Bar chart showing effect of chlorosis due to application of AvrX and AvrY, with the y-axis starting at zero, values marked on that axis, and error bars indicating standard deviation

Figure 1.5: Bar chart showing effect of chlorosis due to application of AvrX and AvrY, with the y-axis starting at zero, values marked on that axis, and error bars indicating standard deviation

  1. What conclusions can you draw from Figure 1.5 that couldn’t be drawn from Figure 1.5?
  2. Does Figure 1.5 tell the same story as Figure 1.4?
  3. Is there anything else we might still want to know?

As it happens, there is more that we might want to know, and you can explore this in the interactive session at the link below:

2 Numerical data

It is usually best to show original numerical data as completely as possible. This may mean showing each datapoint or observation individually. If that is not possible or desirable, then there are several options for showing the distribution of the data as an summary of the data (such as a histogram, a cumulative distribution function (CDF) or kernel density estimate (KDE)), or a representation of summary statistics of the data (e.g. a box plot/box-and-whisker plot). In general, your preference should be:

  1. Show all datapoints
  2. Show a summary or model of the data (e.g. a CDF, KDE, or violin plot)
  3. Show a representation of summary statistics data (e.g. a box plot)

I strongly discourage the use of bar charts to represent numerical data distributions. The reasons for this are reported in the literature:

  1. People interpret bar graphs as comparisons of discrete datapoints (Zacks & Tverskey)
  2. The same bar graph can be generated from multiple very different data sets (Weissgerber et al.), potentially disguising significant differences in the data
  3. Bar graphs are intended to represent categorical variables, not numerical, paired or nonindependent data (by definition)
  4. Presentations of error bars imply that data are Normally distributed, which may not be true (Weissgerber et al.), causing wrong statstical inferences to be drawn

Zacks, J. & Tversky, B. (1999) “Bars and Lines: A Study of Graphic Communication” Mem. Cognit. https://doi.org/10.3758/bf03201236

Weissgerber, T. et al. (2015) “Beyond Bar and Line Graphs: Time for a New Data Presentation Paradigm” PLoS Biol. https://doi.org/10.1371/journal.pbio.1002128

2.1 Visualisations for a continuous variable

2.1.1 Univariate (1D) Scatterplot

In a univariate scatterplot, datapoints are plotted against a single numerical axis, with the other axis showing the identity of the dataset. This allows all values in a dataset to be shown, which is the most transparent way of presenting the data to the reader.

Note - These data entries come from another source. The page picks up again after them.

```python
def check(rc, what):
    if rc != 0:
        msg = lib().pcs_last_error().decode("utf-8", "replace")
        raise PcsError(f"{what} failed (rc={rc}): {msg}")


def ptr(t):
    if t is None:
        return None
    return ctypes.c_void_p(t.data_ptr())


def current_stream_ptr(device):
    import torch

    return ctypes.c_void_p(torch.cuda.current_stream(device).cuda_stream)
```

### feos_torch_amd/csrc/pure_f32.hpp

```cpp
#pragma once
#include "pure_model.hpp"

namespace pcs {

constexpr float PCS_F32_TAYLOR_MAX = 1e-3f;
constexpr float PCS_F32_PREDICT_TOL_L = 5e-6f;
constexpr float PCS_F32_PREDICT_TOL_V = 5e-5f;
constexpr float PCS_F32_PREDICT_CMAX = 1e3f;
constexpr int PCS_F32_DENSE_LEVELS = 3;
constexpr float PCS_F32_LEAN_MAX = 0.5f;
constexpr float PCS_F32_SECANT_MIN = 3e-4f;
constexpr float PCS_F32_LIQ_TOL = 1e-1f;

struct F2 {
    float v, d1, d2;
};
PCS_DEV F2 f2(float v, float d1, float d2) { F2 r; r.v = v; r.d1 = d1; r.d2 = d2; return r; }
PCS_DEV F2 operator+(F2 a, F2 b) { return f2(a.v + b.v, a.d1 + b.d1, a.d2 + b.d2); }
PCS_DEV F2 operator-(F2 a, F2 b) { return f2(a.v - b.v, a.d1 - b.d1, a.d2 - b.d2); }
PCS_DEV F2 operator+(F2 a, float b) { return f2(a.v + b, a.d1, a.d2); }
PCS_DEV F2 operator-(float b, F2 a) { return f2(b - a.v, -a.d1, -a.d2); }
PCS_DEV F2 operator*(F2 a, float b) { return f2(a.v * b, a.d1 * b, a.d2 * b); }
PCS_DEV F2 operator*(F2 a, F2 b) {
    return f2(a.v * b.v, fmaf(a.d1, b.v, a.v * b.d1), fmaf(a.d2, b.v, fmaf(2.0f * a.d1, b.d1, a.v * b.d2)));
// ... 339 lines not shown
static_assert(start_close(START.SB[0], start_horner(B0, (double)PCS_F32_START_ETA)) && start_close(START.SB[1], start_horner(B1, (double)PCS_F32_START_ETA)) &&
              start_close(START.SB[2], start_horner(B2, (double)PCS_F32_START_ETA)), "eta-moments of B0..B2 against their Horner evaluation");
static_assert(start_close(start_log(6.0), 2.0 * start_log(2.0) + start_log(1.5)) && start_close(start_log(0.001) + start_log(1000.0), 0.0) &&
              start_close(start_log(2.718281828459045), 1.0), "compile-time logarithm");

PCS_DEV float start_rho_f32(const PureCoefF& c) { return PCS_F32_START_ETA / c.ceta; }

PCS_DEV EvalF pure_eval_start_f32(const PureCoefF& c) {
    constexpr StartConst K = START;
    const float rho = start_rho_f32(c);
    const float F = c.m * (float)K.HS.v - c.mm1 * (float)K.LG.v;
    const float Ft = c.m * (float)K.HS.t - c.mm1 * (float)K.LG.t;
    const float Ftt = c.m * (float)K.HS.tt - c.mm1 * (float)K.LG.tt;
    const float m1 = c.m1, m2 = c.m2;
    const float I1 = fmaf(m1, fmaf(m2, (float)K.SA[2].v, (float)K.SA[1].v), (float)K.SA[0].v);
    const float I1t = fmaf(m1, fmaf(m2, (float)K.SA[2].t, (float)K.SA[1].t), (float)K.SA[0].t);
    const float I1tt = fmaf(m1, fmaf(m2, (float)K.SA[2].tt, (float)K.SA[1].tt), (float)K.SA[0].tt);
    const float I2 = fmaf(m1, fmaf(m2, (float)K.SB[2].v, (float)K.SB[1].v), (float)K.SB[0].v);
    const float I2t = fmaf(m1, fmaf(m2, (float)K.SB[2].t, (float)K.SB[1].t), (float)K.SB[0].t);
    const float I2tt = fmaf(m1, fmaf(m2, (float)K.SB[2].tt, (float)K.SB[1].tt), (float)K.SB[0].tt);
    const float D = 1.0f + c.m * (float)K.A.v - c.mm1 * (float)K.B.v;
    const float Dt = c.m * (float)K.A.t - c.mm1 * (float)K.B.t;
    const float Dtt = c.m * (float)K.A.tt - c.mm1 * (float)K.B.tt;
    const float C = __builtin_amdgcn_rcpf(D), Csq = C * C;
    const float Ct = -Dt * Csq;
    const float Ctt = (2.0f * Dt * Dt * C - Dtt) * Csq;
    const float G = c.kd1 * I1 + c.kd2 * (C * I2);
    const float Gt = c.kd1 * I1t + c.kd2 * (Ct * I2 + C * I2t);
    const float Gtt = c.kd1 * I1tt + c.kd2 * (Ctt * I2 + 2.0f * Ct * I2t + C * I2tt);
    float a = rho * (F + rho * G);
    float at = rho * (F + Ft + rho * (2.0f * G + Gt));
    float att = rho * (2.0f * Ft + Ftt + rho * (2.0f * G + 4.0f * Gt + Gtt));
    if (c.polar || c.assoc) {
        if (c.polar) {
            float j1v = c.j1[0], j1t = 0.0f, j1tt = 0.0f, j2v = c.j2[0], j2t = 0.0f, j2tt = 0.0f;
#pragma unroll
            for (int i = 1; i < 5; i++) {
                j1v = fmaf(c.j1[i], K.pw.v[i], j1v);
                j1t = fmaf(c.j1[i], K.pw.t[i], j1t);
                if (i > 1) j1tt = fmaf(c.j1[i], K.pw.tt[i], j1tt);
            }
#pragma unroll
            for (int i = 1; i < 4; i++) {
                j2v = fmaf(c.j2[i], K.pw.v[i], j2v);
                j2t = fmaf(c.j2[i], K.pw.t[i], j2t);
                if (i > 1) j2tt = fmaf(c.j2[i], K.pw.tt[i], j2tt);
            }
            const F2 J1 = f2(j1v, j1t, j1tt);
            const F2 N = f2(j2v, j2t, j2tt) * rho;
            const F2 Q = (J1 * J1) * recipf(J1 - f2(N.v, N.d1 + N.v, N.d2 + 2.0f * N.d1));
            const float k = (rho * rho) * c.qm;
            a = fmaf(k, Q.v, a);
            at = fmaf(k, Q.d1 + 2.0f * Q.v, at);
            att = fmaf(k, Q.d2 + 4.0f * Q.d1 + 2.0f * Q.v, att);
        }
        if (c.assoc) {
            const float rd = rho * c.da;
            const float S = rd * (float)K.H.v, St = rd * (float)K.H.t, Stt = rd * (float)K.H.tt;
            float xa, xb;
            assoc_sites_f32(c, S, xa, xb);
            const float q = c.na * (f_log(xa) - 0.5f * xa + 0.5f) + c.nb * (f_log(xb) - 0.5f * xb + 0.5f);
            const float nn = c.na * c.nb;
            const float q1 = -nn * xa * xb;
            const float al = c.nb * xa * xa, be = c.na * xb * xb;
            const float rden = __builtin_amdgcn_rcpf(1.0f - al * be * S * S);
            const float xa1 = al * (be * S * xa - xb) * rden, xb1 = be * (al * S * xb - xa) * rden;
            const float q2 = -nn * (xa1 * xb + xa * xb1);
            a = fmaf(rho, q, a);
            at = fmaf(rho, q + q1 * St, at);
            att = fmaf(rho, q1 * (2.0f * St + Stt) + q2 * St * St, att);
        }
    }
    const float ir = c.ceta * (1.0f / PCS_F32_START_ETA);
    EvalF e;
    e.a = a;
    e.p = rho - a + at;
    e.dp = fmaf(att, ir, 1.0f);
    e.mu = at * ir;
    return e;
}

PCS_DEV bool finitef(float x) { return (__float_as_uint(x) & 0x7f800000u) != 0x7f800000u; }

struct LiquidRootF {
    float rl;
    bool ok, done, dense;
    int first;
};
template <bool AT_START>
PCS_DEV void liquid_root_step(const PureCoefF& f, float p_spec, float tol, float tol_dense, int it, const EvalF& e, LiquidRootF& s) {
    const float res = e.p - p_spec;
    const float eta = AT_START ? PCS_F32_START_ETA : s.rl * f.ceta;
    const int rung = AT_START ? 0 : eta < 0.575f ? 0 : eta < 0.655f ? 1 : eta < 0.735f ? 2 : PCS_F32_DENSE_LEVELS;
    if (it == s.first && rung < PCS_F32_DENSE_LEVELS && finitef(e.p) && !(res > 0.0f)) {
        s.dense = true;
        s.first = it + 1;
        float rn = (0.58f + 0.08f * (float)rung) / f.ceta;
        if (AT_START && e.dp > 0.0f) {
            const float r1 = s.rl - res * __builtin_amdgcn_rcpf(e.dp);
            const float eta1 = r1 * f.ceta;
            if (finitef(r1) && eta1 > PCS_F32_START_ETA && eta1 <= 0.74f) rn = r1;
        }
        s.rl = rn;
    } else if (!finitef(e.p) || !(e.dp > 0.0f) || (it == s.first && !(res > 0.0f))) {
        s.ok = false;
        s.done = true;
    } else {
        const float u = AT_START ? (float)START.u : __builtin_amdgcn_rcpf(1.0f - s.rl * f.ceta);
        float den = s.dense ? e.dp : e.dp - 4.0f * res * f.ceta * u;
        float step = res * __builtin_amdgcn_rcpf(den);
        if (!(den > 0.0f)) step = 2.0f * s.rl;
        float rn = s.rl - step;
        if (!(rn > 0.0f)) { s.ok = false; s.done = true; }
        else { s.done = fabsf(step) <= (s.dense ? tol_dense : tol) * s.rl; s.rl = rn; }
    }
}
PCS_DEV bool liquid_root_f32(const PureCoefF& f, float p_spec, float tol, float tol_dense, int cap, float& rl,
                             int& n_eval) {
    LiquidRootF s;
    s.ok = finitef(f.da) && finitef(f.kd2) && finitef(f.ceta) && f.ceta > 0.0f && finitef(p_spec);
    s.rl = start_rho_f32(f);
    s.done = !s.ok;
    s.dense = false;
    s.first = 0;
    if (cap > 0) {
        if (!s.done) {
            liquid_root_step<true>(f, p_spec, tol, tol_dense, 0, pure_eval_start_f32(f), s);
            n_eval++;
        }
        if (__ballot(!s.done) != 0ull) {
#pragma unroll 1
            for (int it = 1; it < cap; it++) {
                if (!s.done) {
                    liquid_root_step<false>(f, p_spec, tol, tol_dense, it, pure_eval_f32(f, s.rl), s);
                    n_eval++;
                }
                if (__ballot(!s.done) == 0ull) break;
            }
        }
    }
    rl = s.rl;
    return s.ok && s.done;
}

struct PreState {
    float rl, rv;
    EvalF l;
    float dpv;
    float sl_prev, sv_prev;
    float pv, dv_taken;
    float ev;
    float sec_prev, d_prev;
    bool lean_v;
    int it, n_liq, code;
    bool ok, done;
};

PCS_DEV void presolve_begin(const PureCoefF& f, PreState& s) {
    s.n_liq = 0; s.it = 0; s.code = 0;
    s.dpv = 1.0f; s.sl_prev = 1.0f; s.sv_prev = 1.0f;
    s.pv = 0.0f; s.dv_taken = 0.0f; s.ev = 0.0f; s.sec_prev = 0.0f; s.d_prev = 0.0f; s.lean_v = false;
    bool ok = liquid_root_f32(f, 0.0f, PCS_F32_LIQ_TOL, 1e-2f, 12, s.rl, s.n_liq);
    const float rl = s.rl;
    s.l = pure_eval_f32(f, rl);
    float rv = rl * f_exp(s.l.mu);
    {
        float B = (4.0f * f.m - 2.5f * f.mm1) * f.ceta + f.kd1 * f.ai[0] + f.kd2 * f.bi[0];
        if (f.polar) B += f.qm * f.j1[0];
        if (f.assoc) B -= f.na * f.nb * f.da;
        const float Lg = f_log(rv);
        float r = rv;
#pragma unroll
        for (int k = 0; k < 3; k++) {
            float den = fmaxf(1.0f + 2.0f * B * r, 0.3f);
            float fr = f_log(r) + 2.0f * B * r - Lg;
            r = r * fmaxf(1.0f - fr * __builtin_amdgcn_rcpf(den), 0.2f);
        }
        if (finitef(r) && r > 0.0f) rv = r;
    }
    s.code = !ok ? 1 : !finitef(rv) ? 6 : !(s.l.dp > 0.0f) ? 7 : !(rv < 0.5f * rl) ? 8 : !(rv > 1e-30f) ? 9 : 0;
    ok = ok && finitef(rv) && (s.l.dp > 0.0f) && (rv < 0.5f * rl) && (rv > 1e-30f);
    s.rv = rv;
    s.ok = ok;
    s.done = !ok;
}

PCS_DEV bool carry_slope(float p0, float p1, float drho, float s, float mu, float& dp, float& err, float& sec_prev, float& d_prev) {
    if (!(s * dp >= PCS_F32_SECANT_MIN * (1.0f + fabsf(mu)))) {
        d_prev = 0.0f;
        return true;
    }
    const float sec = (p1 - p0) * __builtin_amdgcn_rcpf(drho);
    const bool three = d_prev != 0.0f && fabsf(drho) <= 0.5f * fabsf(d_prev);
    const float cand = three ? fmaf(sec - sec_prev, drho * __builtin_amdgcn_rcpf(d_prev + drho), sec) : fmaf(2.0f, sec, -dp);
    if (!finitef(cand) || !(cand > 0.0f)) return false;
    const float rel = fabsf(cand * __builtin_amdgcn_rcpf(dp) - 1.0f);
    err = three ? 0.5f * rel * __builtin_amdgcn_sqrtf(err) : 0.25f * rel * rel;
    dp = cand;
    sec_prev = sec;
    d_prev = drho;
    return true;
}
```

Where there is potential for overlap of datapoints, their locations can be “jittered” - moved slightly in a horizontal and/or vertical direction - in order to make the number of datapoints at each value clearer. It is however not always possible to interpret the density of datapoints very well, so this representation is best combined with a summary of the distribution that conveys this information also.

Univariate (1D) scatterplot of sepal length for each species from the `iris` dataset, with jitter.

Figure 2.1: Univariate (1D) scatterplot of sepal length for each species from the iris dataset, with jitter.

A univariate scatterplot for the iris sepal length data in Figure 2.1 shows the distributions of this variable overlap for each species, and that there is a possible outlier in the I. virginica data. The nature of the data is also evident: the datapoints are regularly-spaced, and we can see where there are relatively few or many datapoints.

2.1.2 Box Plot/Box-and-Whisker Plot

Boxplots represent distributions of continous variables. The box represents the first, second and third quartiles of the dataset, and the whiskers extend to \(1.5 \times \textrm{IQR}\), where \(\textrm{IQR}\) is the interquartile range of the data. The red dot indicates an outlier. Here, that means any value in the dataset that lies outwith \(1.5 \times \textrm{IQR}\).

Click to toggle information about quartiles.

Quartiles are obtained by taking each value in the data and sorting them from smallest to largest value, in an ordered list. The quartiles are then the values at one quarter (25%, first quartile), halfway (50%, second quartile) and three-quarters (75%, third quartile) along the list. The second quartile is the same thing as the median.

The interquartile range (IQR) is the difference between the first and third quartiles, i.e. \(\textrm{third quartile} - \textrm{first quartile}\). In Normally-distributed data, the median should be about halfway between the first and third quartiles. If the median is skewed towards one or other quartile, then the data is unlikely to be Normally-distributed, and this should affect your choice of statistical test.
Boxplot/box-and-whisker plot of sepal length for each species from the `iris` dataset.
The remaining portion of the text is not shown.